Source data:
◇ ◇ ◇

+        auto head_byte = [&](int hs) { return (uint32_t)((hs < G) ? (kvh * G + hs) * D : (hs == G ? (hq + kvh) * D : (hq + hkv_ + kvh) * D)) * 4u; };
 #pragma unroll
         for (int i = 0; i < NRAW; ++i) {
             const int o = 1024 * i + 16 * lane;
-            const char* src;
-            if (o < HB) {
-                const int hs = o >> 9, within = o & 511;
-                const int elem = (hs < G) ? (kvh * a.g_total + a.g_off + hs) * D : (hs == G ? (a.hq + kvh) * D : (a.hq + a.hkv + kvh) * D);
-                src = row + (size_t)elem * 4 + within;
+            if (1024 * (i + 1) <= HB) {
+                const uint32_t within = (uint32_t)(16 * lane) & 511u;
+                dma_s(row, (lane < 32 ? head_byte(2 * i) : head_byte(2 * i + 1)) + within, lds_u32(&raw_lds[wid][0]) + 1024 * i);
             } else {
-                const int o2 = min(o - HB, 1023), seg = o2 >> 8, within = o2 & 255;
-                src = (seg == 0 ? gqp : seg == 1 ? gkp : seg == 2 ? cosr : sinr) + within;
-            }
-            dma(src, lds_u32(&raw_lds[wid][0]) + 1024 * i);
-        }
-    }
-    auto stage = [&](int c0) {
-#pragma unroll
-        for (int i = 0; i < AM_CHUNK / 4 / NWV; ++i) {
-            const int j = wid + NWV * i;
-            const int rl = 4 * j + q4, rg = min(c0 + rl, a.max_seq - 1);
-            dma(kc + (size_t)rg * D + ((l15 ^ (rl & 15)) << 3), lds_u32(k_lds) + j * 1024);
-        }
-#pragma unroll
-        for (int i = 0; i < AM_CHUNK / 4 / NWV; ++i) {
-            const int j = wid + NWV * i;
-            const int rl = 4 * j + q4, rg = min(c0 + rl, a.max_seq - 1);
-            dma(vc + (size_t)rg * D + ((l15 ^ (((rl & 3) << 2) | ((rl >> 2) & 3))) << 3), lds_u32(v_lds) + j * 1024);
+                const char* src;
+                if (o < HB) {
+                    src = row + head_byte(o >> 9) + (o & 511);
+                } else {
+                    const int o2 = min(o - HB, 1023), seg = o2 >> 8, within = o2 & 255;
+                    src = (seg == 0 ? gqp : seg == 1 ? gkp : seg == 2 ? cosr : sinr) + within;
+                }
+                dma(src, lds_u32(&raw_lds[wid][0]) + 1024 * i);
+            }
+        }
+    }
+    uint32_t koff[4], voff[4];
+    {
+        const uint32_t wq = ((threadIdx.x >> 6) << 12) | ((uint32_t)q4 << 8);
+#pragma unroll
+        for (int r = 0; r < 4; ++r) {
+            koff[r] = wq + 1024 * r + ((uint32_t)(l15 ^ (4 * r + q4)) << 4);
+            voff[r] = wq + 1024 * r + ((uint32_t)(l15 ^ (4 * q4 + r)) << 4);
+        }
+    }
+    static_assert(AM_CHUNK == 16 * 3 * NWV, "a chunk is three 16-row tiles per wave: 12 K and 12 V requests per wave");
+    constexpr int NREQ = AM_CHUNK / 4 / NWV;
+    auto stage_image = [&](const bf16* head, const uint32_t (&off)[4], uint32_t lds_img, int c0) {
+        const bf16* base = head + (size_t)c0 * D;
+        const uint32_t dst = lds_img + wid * 4096;
+        if (c0 + AM_CHUNK <= max_seq_) {
+#pragma unroll
+            for (int u = 0; u < 3; ++u)
+#pragma unroll
+                for (int r = 0; r < 4; ++r) dma_s(base + u * 64 * D, off[r], dst + u * 16384 + r * 1024);
+        } else {
+            const uint32_t last = (uint32_t)(max_seq_ - 1 - c0) << 8;
+#pragma unroll
+            for (int u = 0; u < 3; ++u)
+#pragma unroll
+                for (int r = 0; r < 4; ++r) dma_s(base, min(off[r] + 16384u * u, last | (off[r] & 0xF0u)), dst + u * 16384 + r * 1024);
         }
     };
-    stage(0);
+    stage_image(kc, koff, lds_u32(k_lds), 0);
+    __builtin_amdgcn_sched_barrier(0);
+    const int pos = *(const __attribute__((address_space(4))) int32_t*)(a.positions + b);
+    const bf16* vc = a.vcache + head_off;
+    stage_image(vc, voff, lds_u32(v_lds), 0);
+    const int r0 = rb * a.rows_per_block;
+    const int npass = a.rows_per_block / RPP;
+    const bf16* wbase = a.w_o + (size_t)kvh * GD + lr * 8;
+    const int ldw = hq * D;
     uint4 pre[PRE > 0 ? PRE : 1];
 #pragma unroll
     for (int p = 0; p < PRE; ++p) pre[p] = load_nt16(wbase + (size_t)(r0 + min(p, npass - 1) * RPP + rip) * ldw);
     __builtin_amdgcn_sched_barrier(0);
-    const int pos = load_uniform_i32(a.positions + b);
     tls.phase(0);
-    asm volatile("s_waitcnt vmcnt(%0)" ::"n"(2 * (AM_CHUNK / 4 / NWV) + PRE) : "memory");
+    constexpr int W_NEW = 2 * NREQ + PRE;
+    constexpr int W_K0 = NREQ + PRE;
+    constexpr int W_V0 = PRE;
+    constexpr int W_K = NREQ;
+    constexpr int W_V = 0;
+    static_assert(NREQ == 12 && W_NEW == 24 + PRE && W_K0 == 12 + PRE && W_V0 == PRE && W_K == 12, "wait counts follow the request order above");
+    asm volatile("s_waitcnt vmcnt(%0)" ::"n"(W_NEW) : "memory");
     __shared__ __attribute__((aligned(16))) uint4 q_sh[G][16], k_sh[16], v_sh[16];
     {
         const char* slot = &raw_lds[wid][0];
@@ -429,7 +460,7 @@
             csv[0] = c0v.x; csv[1] = c0v.y; csv[2] = c0v.z; csv[3] = c0v.w; csv[4] = c1v.x; csv[5] = c1v.y; csv[6] = c1v.z; csv[7] = c1v.w;
             snv[0] = s0v.x; snv[1] = s0v.y; snv[2] = s0v.z; snv[3] = s0v.w; snv[4] = s1v.x; snv[5] = s1v.y; snv[6] = s1v.z; snv[7] = s1v.w;
         }
-        const bool has_norm = a.q_gamma != nullptr;
+        const bool has_norm = q_gamma_ != nullptr;
         for (int item = wid; item < G + 2; item += NWV) {
             const float4 lo = *reinterpret_cast<const float4*>(slot + item * 512 + sub * 32), hi = *reinterpret_cast<const float4*>(slot + item * 512 + sub * 32 + 16);
             float x[8] = {lo.x, lo.y, lo.z, lo.w, hi.x, hi.y, hi.z, hi.w};
@@ -466,7 +497,7 @@
     }
     tls.phase(1);
     uint4 qf[4];
-    const int c1 = min(pos, a.max_seq);
+    const int c1 = min(pos, max_seq_);
     float m_run = -INFINITY, l_run = 0.f;
     am_f32x4 o[D / 16];
 #pragma unroll
@@ -474,12 +505,14 @@
     const int tq = l15 >> 2, tp = l15 & 3;
     for (int c0 = 0; c0 == 0 || c0 < c1; c0 += AM_CHUNK) {
         if (c0 > 0) {
+            stage_image(kc, koff, lds_u32(k_lds), c0);
+            stage_image(vc, voff, lds_u32(v_lds), c0);
+            asm volatile("s_waitcnt vmcnt(%0)" ::"n"(W_K) : "memory");
+        } else {
             __syncthreads();
-            stage(c0);
-        }
-        if (c0 > 0) asm volatile("s_waitcnt vmcnt(0)" ::: "memory");
-        else asm volatile("s_waitcnt vmcnt(%0)" ::"n"(PRE) : "memory");
-        __syncthreads();
+            asm volatile("s_waitcnt vmcnt(%0)" ::"n"(W_K0) : "memory");
+        }
+        __builtin_amdgcn_sched_barrier(0);
         if (c0 == 0) {
 #pragma unroll
             for (int ks = 0; ks < 4; ++ks) {
@@ -491,7 +524,7 @@
                 Vec<bf16> kb, vb2;
                 kb.raw = k_sh[lane]; vb2.raw = v_sh[lane];
                 kb.to_float(kn); vb2.to_float(vn);
-                const bool live = pos < a.max_seq;
+                const bool live = pos < max_seq_;
 #pragma unroll
                 for (int g = 0; g < G; ++g) {
                     Vec<bf16> qb;
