@@ -499,19 +551,20 @@
   }
   __syncthreads();
   stamp(a.stamps, 2);
-  if constexpr (OCC == 2) {
+  if (OCC == 2 && !helper) {
     float sum = 0.f;
     for (int r = 0; r < nrows; ++r) sum += tile32[r * PT + tid];
     atomicAdd(S.Ymean + (size_t)b * 256 + tid, sum * inv_n);
   }
 
   {
-    f32x16 acc[4] = {zero16(), zero16(), zero16(), zero16()};
-    stf.run(bufY + l31 * PR + 16 * h, acc);
-    const bool dodrop = a.drop.p > 0.f;
-#pragma unroll
-    for (int t = 0; t < 4; ++t) {
-      const int f = 128 * w + 32 * t + l31;
+    DropCfg drop = a.drop;
+    uint32_t site = S.site_ffn;
+    int save = a.save;
+    asm volatile("" : "+s"(drop.seed_lo), "+s"(drop.seed_hi), "+s"(drop.thr), "+s"(drop.scale), "+s"(site), "+s"(save));
+    const bool dodrop = drop.p > 0.f;
+    auto epilogue = [&](const f32x16& acc, int g) __attribute__((always_inline)) {
+      const int f = 32 * g + l31;
       const float bias = S.b1[f];
       float colsum = 0.f;
       uint32_t wlo = 0u, whi = 0u;
@@ -519,25 +572,37 @@
       for (int i = 0; i < 16; ++i) {
         if (8 * (i >> 2) >= nrows) continue;
         const int row = acc_row(i, h);
-        float v = fmaxf(acc[t][i] + bias, 0.f);
-        if (dodrop) v *= drop_mult(a.drop, S.site_ffn, (uint32_t)(rowg0 + row) * 512u + (uint32_t)f);
+        float v = fmaxf(acc[i] + bias, 0.f);
+        if (dodrop) v *= drop_mult(drop, site, (uint32_t)(rowg0 + row) * 512u + (uint32_t)f);
         if (row >= nrows) v = 0.f;
         colsum += v;
-        if (a.save) {
+        if (save) {
           const unsigned long long bal = __ballot(v > 0.f);
           SET_LANE(wlo, (uint32_t)bal, i); SET_LANE(whi, (uint32_t)(bal >> 32), i);
         }
       }
       colsum += __shfl_xor(colsum, 32, 64);
       if (h == 0) atomicAdd(S.Hmean + (size_t)b * 512 + f, colsum * inv_n);
-      if (a.save && lane < 16) {
+      if (save && lane < 16) {
         const int ra = acc_row(lane, 0);
-        if (ra < nrows) S.mask[(rowg0 + ra) * 16 + 4 * w + t] = wlo;
-        if (ra + 4 < nrows) S.mask[(rowg0 + ra + 4) * 16 + 4 * w + t] = whi;
-      }
-    }
-  }
-  if (a.save) {
+        if (ra < nrows) S.mask[(rowg0 + ra) * 16 + g] = wlo;
+        if (ra + 4 < nrows) S.mask[(rowg0 + ra + 4) * 16 + g] = whi;
+      }
+    };
+    auto layer = [&](auto nr) __attribute__((always_inline)) {
+      constexpr int NR = decltype(nr)::value;
+      f32x16 acc[NR];
+#pragma unroll
+      for (int t = 0; t < NR; ++t) acc[t] = zero16();
+      stf.template run<NR>(bufY + l31 * PR + 16 * h, acc);
+#pragma unroll
+      for (int t = 0; t < NR; ++t) epilogue(acc[t], g0 + t);
+    };
+    if (ntw == 4) layer(IntC<4>{});
+    else if (ntw == 2) layer(IntC<2>{});
+    else layer(IntC<1>{});
+  }
+  if (a.save && !helper) {
     char* bufXH = smem + L::XH;
     if (w == 0 && h == 0 && l31 < nrows) S.rstd[rowg0 + l31] = rstd_keep;
     __syncthreads();
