int sod_conv2d_fwd_bits(const void* x, const void* w, const float* bias, const void* res, void* y, void* relu_bits,
                        int N, int H, int W, int C, int K, int R, int S, int stride, int pad, int dil, int flags, void* stream);
int sod_conv2d_dgrad_bits(const void* dy, const void* wt, const void* accum, int accum_even, const void* relu_bits, void* dx,
                          int N, int H, int W, int C, int K, int R, int S, int stride, int pad, int dil, void* stream);

int sod_conv2d_fwd_ml(int nlev, const void* const* x, const void* w, const float* bias, void* const* y,
                      int N, const int* H, const int* W, int C, int K, int R, int S, int stride, int pad, int dil,
                      long long y_img_stride, int flags, int out_f32, void* stream);
int sod_conv2d_fwd_ml_gnsum(int nlev, const void* const* x, const void* w, const float* bias, void* const* y,
                            int N, const int* H, const int* W, int C, int K, int R, int S, int stride, int pad, int dil,
                            long long y_img_stride, int flags, float* gn_sums, int G, void* stream);
int sod_conv2d_dgrad_ml(int nlev, const void* const* dy, const void* wt, void* const* dx,
                        int N, const int* H, const int* W, int C, int K, int R, int S, int stride, int pad, int dil,
                        long long dy_img_stride, void* stream);
int sod_conv2d_dgrad_ml_mask(int nlev, const void* const* dy, const void* wt, const void* const* relu_mask, void* const* dx,
                             int N, const int* H, const int* W, int C, int K, int R, int S, int stride, int pad, int dil,
                             long long dy_img_stride, void* stream);
int sod_conv2d_dgrad_ml_kpitch(int nlev, const void* const* dy, const void* wt_pad, void* const* dx,
                               int N, const int* H, const int* W, int C, int Kp, int Kpitch, int R, int S, int pad, int dil,
                               long long dy_img_stride, void* stream);
int sod_conv2d_dgrad_ml_accum(int nlev, const void* const* dy, const void* wt, const void* const* accum, const void* const* relu_mask,
                              void* const* dx, int N, const int* H, const int* W, int C, int K, int R, int S, int stride, int pad, int dil,
                              long long dy_img_stride, void* stream);
int sod_conv2d_wgrad_ml(int nlev, const void* const* dy, const void* const* x, float* dw, const float* qscale,
                        int N, const int* H, const int* W, int C, int K, int R, int S, int stride, int pad, int dil,
                        long long dy_img_stride, int splits, int flags, void* ws, long long ws_bytes, void* stream);
int sod_conv2d_dgrad_cwin(const void* dy, const void* wt_win, const void* relu_mask, void* dx,
                          int N, int H, int W, int C, int K, int R, int S, int stride, int pad, int dil, void* stream);
int sod_conv_set_tile256(int mode);
int sod_conv_set_pw(int on);
int sod_conv_set_ws3(int mode);
int sod_conv_set_wgrad_variant(int variant);
int sod_conv_set_reverse(int on);
int sod_conv_last_variant(void);
int sod_conv_prof_enable(int on);
int sod_conv_prof_collect(float* ms, int* variant, float* frac, int* mode, int max);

◇ ◇ ◇

* **Task requirements**: Look above for the line with "const int row = acc_row(i, h);" and the line with "w + t] = wlo;". Retype those two lines and every line between them exactly, adding nothing.

* **Your response**:
         const int row = acc_row(i, h);
-        float v = fmaxf(acc[t][i] + bias, 0.f);
-        if (dodrop) v *= drop_mult(a.drop, S.site_ffn, (uint32_t)(rowg0 + row) * 512u + (uint32_t)f);
+        float v = fmaxf(acc[i] + bias, 0.f);
+        if (dodrop) v *= drop_mult(drop, site, (uint32_t)(rowg0 + row) * 512u + (uint32_t)f);
         if (row >= nrows) v = 0.f;
         colsum += v;
-        if (a.save) {
+        if (save) {
           const unsigned long long bal = __ballot(v > 0.f);
           SET_LANE(wlo, (uint32_t)bal, i); SET_LANE(whi, (uint32_t)(bal >> 32), i);
         }
       }
       colsum += __shfl_xor(colsum, 32, 64);
       if (h == 0) atomicAdd(S.Hmean + (size_t)b * 512 + f, colsum * inv_n);
-      if (a.save && lane < 16) {
+      if (save && lane < 16) {
         const int ra = acc_row(lane, 0);
-        if (ra < nrows) S.mask[(rowg0 + ra) * 16 + 4 * w + t] = wlo;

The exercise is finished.